7. The method according to claim 5, characterized in that, The method for knocking out the target gene is: using Sansyn F441V The open reading frames (OPFs) of ATF1 and OYE2 were replaced with the open reading frames of the CYP736A167 gene; the open reading frames of ATF2 and OYE3 were replaced with the open reading frame of the CYP736A167 gene; and the CYP736A167 gene, SaCPR2 gene, and SanSyn gene were linked using IGG6. F441V Genes, with P TDH3 Using IGG6 as the promoter, a tricistronic expression cassette was constructed to replace the open reading frame of DPP1; the SaCPR2 gene and SanSyn were linked together. F441V Gene, CYP736A167 gene, with P FBA1 Using LPP1 as the promoter, a tricistronic expression cassette was constructed to replace the open reading frame of LPP1; the target gene was then transferred into yeast using CRISPR gene editing technology.

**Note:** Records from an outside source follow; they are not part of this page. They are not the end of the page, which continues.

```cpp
template <void (*KERN)(GemmArgs)>
static int launch_kernel(dim3 grid, dim3 block, size_t lds, hipStream_t stream, const GemmArgs& a, const char* who) {
    UV_ONCE_PER_DEVICE(hipFuncSetAttribute((const void*)KERN, hipFuncAttributeMaxDynamicSharedMemorySize, (int)lds));
    hipLaunchKernelGGL(KERN, grid, block, lds, stream, a);
    UV_CHECK_LAUNCH(who);
    return 0;
}

constexpr unsigned UV_EPIS_ALL = 0x7f;
constexpr bool epi_in(unsigned epis, int e) { return e >= 0 && e < 32 && (epis >> e & 1) != 0; }
// ... 40 lines not shown
    constexpr unsigned EPIS = 1u << UV_EPI_BF16 | 1u << UV_EPI_RESID_F32 | 1u << UV_EPI_GATE_RESID_F32;
    UV_CHECK_ARG(epi_in(EPIS, epi),
                 "uv_gemm_bf16_nt_ws: the split-K strip is built for the bf16 and the residual epilogues (0, 3, 4), not %d", epi);
    a.ws_cnt = (int*)ws;
    a.ws_slab = (float*)((char*)ws + 4096);
    if (hipMemsetAsync(a.ws_cnt, 0, (size_t)tiles * sizeof(int), stream) != hipSuccess) {
        uv_set_error("uv_gemm_bf16_nt_ws: hipMemsetAsync of the tile counters failed");
        return -1;
    }
    const dim3 grid(8 * ((tiles * SK + 7) / 8));
    return launch_epi<EPIS>(epi, [&](auto e) {
        return launch_kernel<gemm_bf16_8ph_kernel<decltype(e)::value, 5, F16, SK>>(grid, 512, 128 * 1024, stream, a, "uv_gemm_bf16_nt_ws");
    });
}

template <bool F16 = false>
static int launch_8ph_persist(const GemmArgs& a0, int epi, hipStream_t stream) {
    GemmArgs a = a0;
    UV_CHECK_ARG(a.M % 256 == 0 && a.N % 256 == 0, "uv_gemm_bf16_nt: the persistent kernel needs whole 256x256 tiles (M=%d N=%d)", a.M, a.N);
    UV_CHECK_ARG(a.ldo % 8 == 0 || (epi != UV_EPI_BF16_T && epi != UV_EPI_BF16 && epi != UV_EPI_GELU_BF16 && epi != UV_EPI_BF16_SSQ),
                 "uv_gemm_bf16_nt: the persistent kernel stores 16 bytes per lane: ldo=%ld must be a multiple of 8 elements", a.ldo);
    a.tiles_m = a.M / 256;
    a.tiles_n = a.N / 256;
    a.gm = (a.N <= 4096 && a.K <= 4096) ? 8 : (a.K >= 8192 ? 2 : 4);
    if (const int gm = uv_option(UV_OPT_GEMM_GM); gm > 0) a.gm = gm;
    const int tiles = a.tiles_m * a.tiles_n;
    int wgs = uv_num_cus() & ~7;
    if (wgs > tiles) wgs = tiles & ~7;
    UV_CHECK_ARG(wgs >= 8, "uv_gemm_bf16_nt: too few tiles (%d) for the persistent kernel", tiles);
    const dim3 grid(wgs);
    return launch_epi(epi, [&](auto e) {
        return launch_kernel<gemm_bf16_8ph_persist_kernel<decltype(e)::value, F16>>(grid, 512, 128 * 1024, stream, a, "uv_gemm_bf16_nt");
    });
}

template <int BM, int BN, int WM, int WN, int NS = 2, bool F16 = false>
static int launch_cfg(const GemmArgs& a0, int epi, hipStream_t stream) {
    GemmArgs a = a0;
    a.tiles_m = (a.M + BM - 1) / BM;
    a.tiles_n = (a.N + BN - 1) / BN;
    constexpr bool SSQ = (BN / WN) % 32 == 0;
    UV_CHECK_ARG(SSQ || epi != UV_EPI_BF16_SSQ, "uv_gemm_bf16_nt_ssq: this tile shape has no whole 32-column groups per wave");
    const dim3 grid(a.tiles_m * a.tiles_n);
    return launch_epi<SSQ ? UV_EPIS_ALL : UV_EPIS_ALL & ~(1u << UV_EPI_BF16_SSQ)>(epi, [&](auto e) {
        return launch_kernel<gemm_bf16_nt_kernel<BM, BN, WM, WN, decltype(e)::value, NS, F16>>(grid, WM * WN * 64, NS * (BM + BN) * 128, stream, a, "uv_gemm_bf16_nt");
    });
}
// ... 1 lines not shown
```

Measured before the change: 3.946.

## Fold the leftover row strip into the persistent GEMM kernel as 128x128 tail tiles

```diff
diff --git a/include/univid_hip.h b/include/univid_hip.h
--- a/include/univid_hip.h
+++ b/include/univid_hip.h
@@ -15,6 +15,7 @@
 #define UV_OPT_CONV_HALO 0
 #define UV_OPT_GEMM_GM 1
 #define UV_OPT_ATTN_CUT 2
+#define UV_OPT_GEMM_TAIL 3
 int uv_set_option(int key, int value);
 int uv_get_option(int key, int* value);
 int uv_reset_options(void);
@@ -34,6 +35,9 @@
                        int epilogue, void* out, long ldo, const float* gate, const int32_t* gate_tid, long gate_stride,
                        int tile_cfg, void* workspace, long workspace_bytes, void* stream);
 long uv_gemm_splitk_ws_bytes(int M, int N, int K);
+
+int uv_gemm_plan(int M, int N, int K, int epilogue, long ldo, int tile_cfg, int f16, int ncus, int* steps, int* n_steps);
+int uv_gemm_tail_tiles(int tail_rows, int N, int grid, int wg, int* tile_m, int* tile_n, int cap, int* count);
 
 int uv_gemm_f16_nt(const void* A, long lda, const void* W, long ldw, const void* bias_f16, int M, int N, int K, int epilogue,
                    void* out, long ldo, const float* gate, const int32_t* gate_tid, long gate_stride, int tile_cfg, void* stream);
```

8. The method according to claim 6, characterized in that: The nucleotide sequences of the gRNA used in the gene editing technology are shown in Table 2, and the primer nucleotide sequences are shown in Table 3.
9. The method according to claim 7, characterized in that: The nucleotide sequences of the primers used in the gene editing technology are shown in Tables 4 and 5.
10. A method for preparing santalene and santalol, the method comprising fermenting with the strain described in any one of claims 1-3, collecting the fermentation product, and purifying the product after collection.